Review: All Our Yesterdays by Cristin Terrill

9781408835197

 

Rating: 4.5/5

I have to admit, I’ve steered clear of YA, especially dystopian romances, for a while. In fact, I only picked up All Our Yesterdays because it was $8.00 at K-Mart and I needed something to read. After other disappointments with YA in general, I really didn’t expect to like this book as much as I did.

All Our Yesterdays is Terrill’s debut, and it’s a good one. We open on protagonist, Em, locked in a cell sometime in the near future and being tortured for information. This dark scenario is interspersed with glimpses of the contrastingly shallow, boy-obsessed Marina. It’s a bit of fun trying to piece together how the two are connected, and at first when I figured it out early on, I (wrongly) assumed that I had bested the big mystery of the book in under two chapters.
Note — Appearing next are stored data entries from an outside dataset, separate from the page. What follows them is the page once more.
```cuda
extern "C" int uvx_gemm_bf16(const uvx_gemm_args* a, uvx_stream_t stream_) {
  using namespace uvx;
  cudaStream_t stream = (cudaStream_t)stream_;
  UVX_REQUIRE(a && a->A && a->W && a->C, "uvx_gemm_bf16: null pointer");
  UVX_REQUIRE(a->a_batch >= 1 && a->a_rows >= 1 && a->K >= 8 && a->N >= 64, "uvx_gemm_bf16: empty problem");
  UVX_REQUIRE(a->K % 8 == 0 && a->N % 64 == 0, "uvx_gemm_bf16: K %% 8 and N %% 64 required (K=%lld N=%lld)",
              (long long)a->K, (long long)a->N);
  UVX_REQUIRE(a->a_row_stride % 8 == 0 && a->w_row_stride % 8 == 0 && (a->a_batch == 1 || a->a_batch_stride % 8 == 0),
              "uvx_gemm_bf16: strides must be multiples of 8 elements");
  UVX_REQUIRE(((uintptr_t)a->A % 16 == 0) && ((uintptr_t)a->W % 16 == 0) && ((uintptr_t)a->C % 16 == 0),
              "uvx_gemm_bf16: 16-byte aligned bases required");
  UVX_REQUIRE(a->c_row_stride % 8 == 0 && (!a->R || (a->r_row_stride % 8 == 0 && a->r_batch_stride % 8 == 0)),
              "uvx_gemm_bf16: output / residual strides must be multiples of 8");
  UVX_REQUIRE(a->a_rows < (1ll << 31) && a->K < (1ll << 31) && a->N < (1ll << 31), "uvx_gemm_bf16: dimension too large");
  UVX_REQUIRE(!a->workspace || (uintptr_t)a->workspace % 256 == 0, "uvx_gemm_bf16: workspace must be 256-byte aligned");
  UVX_REQUIRE(!(a->norm_w && a->norm_out) || (a->out_dtype == UVX_DT_BF16 && !a->c_row_map && a->c_row_offset == 0 &&
                                              (a->a_batch == 1 || a->c_batch_rows == a->a_rows)),
              "uvx_gemm_bf16: fused RMSNorm needs a plain bf16 output");
  UVX_REQUIRE(a->w_tiled == 0 || a->w_tiled == 64 || a->w_tiled == 128 || a->w_tiled == 208 || a->w_tiled == 256,
              "uvx_gemm_bf16: w_tiled must be 64 / 128 / 208 / 256");
  UVX_REQUIRE(a->w_perm == 0 || (a->w_perm == 1 && a->w_tiled == 128 && a->N % 128 == 0 && a->act != UVX_ACT_SWIGLU),
              "uvx_gemm_bf16: the pair-permuted image (w_perm = 1) is a 128-row image of whole heads");
  UVX_REQUIRE(a->act != UVX_ACT_SWIGLU || (a->w_tiled != 0 && !a->bias && !a->R && !a->norm_w && a->out_dtype == UVX_DT_BF16 &&
                                           a->N % (a->w_tiled == 128 ? 32 : 16) == 0),
              "uvx_gemm_bf16: UVX_ACT_SWIGLU needs the interleaved gate|up image, bf16 output, no bias / residual / norm");
  UVX_REQUIRE(!a->rope_cos || (a->rope_sin && a->a_batch == 1 && a->alpha == 1.0f && !a->bias && !a->R && a->act == UVX_ACT_NONE &&
                               a->rope_cols % 128 == 0 && (a->w_tiled == 0 || a->w_tiled == 128) && a->N % 128 == 0),
              "uvx_gemm_bf16: fused RoPE needs head_dim 128 tiles, a_batch 1, no bias / residual / activation");
  read_forced();
  const int sms = num_sms();
  int mt, bn, splits;
  pick_cfg(a->a_rows, a->a_batch, a->N, a->K, sms, &mt, &bn, &splits);
  if (forced <= 0 && forced_splits <= 0 && gemm_swap_eligible(a)) {
    if (a->a_rows <= 8) return launch_gemm_swap<8>(a, stream);
    if (a->a_rows <= 16) return launch_gemm_swap<16>(a, stream);
    return launch_gemm_swap<32>(a, stream);
  }
  const bool ws = forced <= 0 && forced_splits <= 0 && gemm_ws_eligible(a);
  if (ws) {
    mt = 1;
    bn = 128;
    splits = 1;
  } else if (forced > 0) {
    const int fb = forced % 1000, fm = forced / 1000;
    if (fb == 64 || fb == 128 || fb == 208 || fb == 256) {
      if (a->N % fb == 0 || fb == 208) bn = fb;
      mt = fm == 2 ? 2 : 1;
    }
  }
  if (forced_splits > 0 && !ws) splits = forced_splits;
  if (a->w_tiled) bn = (int)a->w_tiled;
  if (a->rope_cos) {
    mt = 1;
    bn = 128;
  }
  if (bn > 128) mt = 1;
  int cm, cn;
  pick_cluster(a->a_rows, a->a_batch, mt, &cm, &cn);
  switch (mt * 1000 + bn) {
    case 1064: return launch_gemm<1, 64>(a, splits, cm, cn, stream);
    case 1128: return launch_gemm<1, 128>(a, splits, cm, cn, stream);
    case 1208: return launch_gemm<1, 208>(a, splits, cm, cn, stream);
    case 1256: return launch_gemm<1, 256>(a, splits, cm, cn, stream);
    case 2064: return launch_gemm<2, 64>(a, splits, cm, cn, stream);
    case 2128: return launch_gemm<2, 128>(a, splits, cm, cn, stream);
    default: return launch_gemm<1, 64>(a, splits, cm, cn, stream);
  }
}
```

Before: 1411.

## Add ping-pong warp-specialized GEMM kernel with heuristic tile selection

Adds a persistent GEMM kernel in which two consumer warpgroups alternate between output tiles, ordered by named barriers, so one warpgroup's epilogue overlaps the other's MMA main loop. A single TMA producer warpgroup feeds a shared smem ring. A heuristic picks 64x256 or 128x128 tiles when the per-SM wave work is lower than the cooperative kernel's, and only for plain GEMMs (no SwiGLU, RoPE, tiled weights or split-K). The plain epilogue is factored into a shared helper. Risks include extra register pressure from per-warpgroup accumulators and wrong pipeline phase tracking if the tile interleaving assumptions break.

```diff
diff --git a/ultravox_b200/csrc/gemm_tc.cu b/ultravox_b200/csrc/gemm_tc.cu
--- a/ultravox_b200/csrc/gemm_tc.cu
+++ b/ultravox_b200/csrc/gemm_tc.cu
@@ -87,6 +87,42 @@
   rope_pair(__bfloat162float(__float2bfloat16_rn(x1b * p.alpha)), __bfloat162float(__float2bfloat16_rn(x2b * p.alpha)), cs.y, sn.y, o1b, o2b);
   *reinterpret_cast<__nv_bfloat162*>(crow + d) = __floats2bfloat162_rn(o1a, o1b);
   *reinterpret_cast<__nv_bfloat162*>(crow + d + 64) = __floats2bfloat162_rn(o2a, o2b);
+}
+
+template <int BN>
+__device__ __forceinline__ void plain_epilogue(const GemmParams& p, const float* acc, int b, int64_t m_sub0, int n0, int rq, int cq) {
+#pragma unroll
+  for (int h = 0; h < 2; ++h) {
+    const int64_t m = m_sub0 + rq + 8 * h;
+    if (m >= p.a_rows) continue;
+    const int64_t orow = out_row(p, b, m);
+    if (orow < 0) continue;
+    const bf16* rrow = p.R ? p.R + (int64_t)b * p.r_batch_stride + m * p.r_row_stride : nullptr;
+#pragma unroll
+    for (int j = 0; j < BN / 8; ++j) {
+      const int64_t n = n0 + tile_col(8 * j + cq, p.w_perm);
+      if (n >= p.N) continue;
+      float v0 = acc[4 * j + 2 * h] * p.alpha, v1 = acc[4 * j + 2 * h + 1] * p.alpha;
+      if (p.bias) {
+        const float2 t = __bfloat1622float2(*reinterpret_cast<const __nv_bfloat162*>(p.bias + n));
+        v0 += t.x;
+        v1 += t.y;
+      }
+      if (p.act == UVX_ACT_GELU) {
+        v0 = gelu_fast(v0);
+        v1 = gelu_fast(v1);
+      }
+      if (rrow) {
+        const float2 t = __bfloat1622float2(*reinterpret_cast<const __nv_bfloat162*>(rrow + n));
+        v0 += t.x;
+        v1 += t.y;
+      }
+      if (p.out_f32)
+        *reinterpret_cast<float2*>(reinterpret_cast<float*>(p.C) + orow * p.c_row_stride + n) = make_float2(v0, v1);
+      else
+        *reinterpret_cast<__nv_bfloat162*>(reinterpret_cast<bf16*>(p.C) + orow * p.c_row_stride + n) = __floats2bfloat162_rn(v0, v1);
+    }
+  }
 }
 
 template <int MT, int BN>
@@ -278,42 +314,127 @@
       }
     }
 #pragma unroll
-    for (int mt = 0; mt < MT; ++mt) {
-#pragma unroll
-      for (int h = 0; h < 2; ++h) {
-        const int64_t m = (int64_t)m0 + mt * 128 + c * 64 + rq + 8 * h;
-        if (m >= p.a_rows) continue;
-        const int64_t orow = out_row(p, b, m);
-        if (orow < 0) continue;
-        const bf16* rrow = p.R ? p.R + (int64_t)b * p.r_batch_stride + m * p.r_row_stride : nullptr;
-#pragma unroll
-        for (int j = 0; j < BN / 8; ++j) {
-          const int64_t n = n0 + tile_col(8 * j + cq, p.w_perm);
-          if (n >= p.N) continue;
-          float v0 = acc[mt][4 * j + 2 * h] * p.alpha, v1 = acc[mt][4 * j + 2 * h + 1] * p.alpha;
-          if (p.bias) {
-            const float2 t = __bfloat1622float2(*reinterpret_cast<const __nv_bfloat162*>(p.bias + n));
-            v0 += t.x;
-            v1 += t.y;
-          }
-          if (p.act == UVX_ACT_GELU) {
-            v0 = gelu_fast(v0);
-            v1 = gelu_fast(v1);
-          }
-          if (rrow) {
-            const float2 t = __bfloat1622float2(*reinterpret_cast<const __nv_bfloat162*>(rrow + n));
-            v0 += t.x;
-            v1 += t.y;
-          }
-          if (p.out_f32)
-            *reinterpret_cast<float2*>(reinterpret_cast<float*>(p.C) + orow * p.c_row_stride + n) = make_float2(v0, v1);
-          else
-            *reinterpret_cast<__nv_bfloat162*>(reinterpret_cast<bf16*>(p.C) + orow * p.c_row_stride + n) = __floats2bfloat162_rn(v0, v1);
+    for (int mt = 0; mt < MT; ++mt) plain_epilogue<BN>(p, acc[mt], b, (int64_t)m0 + mt * 128 + c * 64, n0, rq, cq);
+  }
+  if (csize > 1) cluster_sync();
+}
+
+template <int TM, int TN>
+struct PpLayout {
+  static constexpr int kABytes = TM * kBK * 2;
+  static constexpr int kWBytes = TN * kBK * 2;
+  static constexpr int kStageBytes = kABytes + kWBytes;
+  static constexpr int kRingMax = kSmemTotal - 1024 - 256;
+  static constexpr int kStages = kRingMax / kStageBytes > kMaxStages ? kMaxStages : kRingMax / kStageBytes;
+  static constexpr int kSub = TM / 64;
+  static constexpr int kAcc = TN / 2;
+  static_assert(kStages >= 2, "ring too shallow");
+  static_assert(kSub * kAcc <= 128, "accumulators must fit the register file");
+};
+
+__device__ __forceinline__ void named_bar_sync(int id, int threads) {
+  asm volatile("bar.sync %0, %1;" ::"r"(id), "r"(threads) : "memory");
+}
+__device__ __forceinline__ void named_bar_arrive(int id, int threads) {
+  asm volatile("bar.arrive %0, %1;" ::"r"(id), "r"(threads) : "memory");
+}
+
+template <int TM, int TN>
+__global__ void __launch_bounds__(kGemmThreads, 1)
+gemm_pp_kernel(const __grid_constant__ CUtensorMap tmA, const __grid_constant__ CUtensorMap tmW, const GemmParams p) {
+  using L = PpLayout<TM, TN>;
+  pdl_trigger();
+  extern __shared__ uint8_t smem_raw[];
+  uint8_t* smem = (uint8_t*)(((uintptr_t)smem_raw + 1023) & ~(uintptr_t)1023);
+  uint64_t* full_bar = (uint64_t*)(smem + p.stages * L::kStageBytes);
+  uint64_t* empty_bar = full_bar + kMaxStages;
+
+  const int wg = threadIdx.x >> 7, tid = threadIdx.x & 127;
+  const int tiles_m_total = p.m_tiles * (int)p.a_batch;
+  const int num_kb = (int)((p.K + kBK - 1) / kBK);
+  const int stages = p.stages;
+  const int n_local = (p.num_tiles - (int)blockIdx.x + (int)gridDim.x - 1) / (int)gridDim.x;
+
+  if (threadIdx.x == 0) {
+    for (int s = 0; s < stages; ++s) {
+      mbar_init(&full_bar[s], 1);
+      mbar_init(&empty_bar[s], 4);
+    }
+    asm volatile("fence.mbarrier_init.release.cluster;" ::: "memory");
+    asm volatile("fence.proxy.async.shared::cta;" ::: "memory");
+  }
+  __syncthreads();
+  pdl_wait();
+
+  if (wg == 0) {
+    asm volatile("setmaxnreg.dec.sync.aligned.u32 40;");
+    if (tid == 0) {
+      asm volatile("prefetch.tensormap [%0];" ::"l"(&tmA) : "memory");
+      asm volatile("prefetch.tensormap [%0];" ::"l"(&tmW) : "memory");
+      int s = 0;
+      uint32_t ph = 0;
+      for (int i = 0; i < n_local; ++i) {
+        const int t = (int)blockIdx.x + i * (int)gridDim.x;
+        const int tm_idx = t % tiles_m_total, tn_idx = t / tiles_m_total;
+        const int b = tm_idx / p.m_tiles;
+        const int m0 = (tm_idx % p.m_tiles) * TM;
+        for (int kb = 0; kb < num_kb; ++kb) {
+          mbar_wait(&empty_bar[s], ph ^ 1u);
+          uint8_t* sa = smem + s * L::kStageBytes;
+          mbar_expect_tx(&full_bar[s], (uint32_t)L::kStageBytes);
+          tma_load_3d(sa, &tmA, kb * kBK, m0, b, &full_bar[s]);
+          tma_load_2d(sa + L::kABytes, &tmW, kb * kBK, tn_idx * TN, &full_bar[s]);
+          if (++s == stages) { s = 0; ph ^= 1u; }
         }
       }
     }
-  }
-  if (csize > 1) cluster_sync();
+    return;
+  }
+
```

Terrill’s fast-paced and thought-provoking sci-fi has more to offer than that, though, cleverly weaving the good old theme of time-travel in with politics, intrigue and action balanced on the increasingly fine line between right and wrong. Even the romance/love triangle element didn’t annoy the hell out of me like it usually does, because Terrill manages to grow the character of Marina beautifully, from lovesick teen to someone mature enough to question the reasoning and rightness behind her infatuation.

What All Our Yesterdays brings to the table in terms of the time-travel genre is a well-explained, brilliantly thought out explanation of the laws of time, with Doctor Who-esque justifications of paradoxes and how changing the past can affect the future. This novel does just what any good sci-fi should; it takes the improbable and creates a world just possible enough to make you wonder – and yes, the politics behind the world created are touched on enough to make this future seem not only believable, but scary.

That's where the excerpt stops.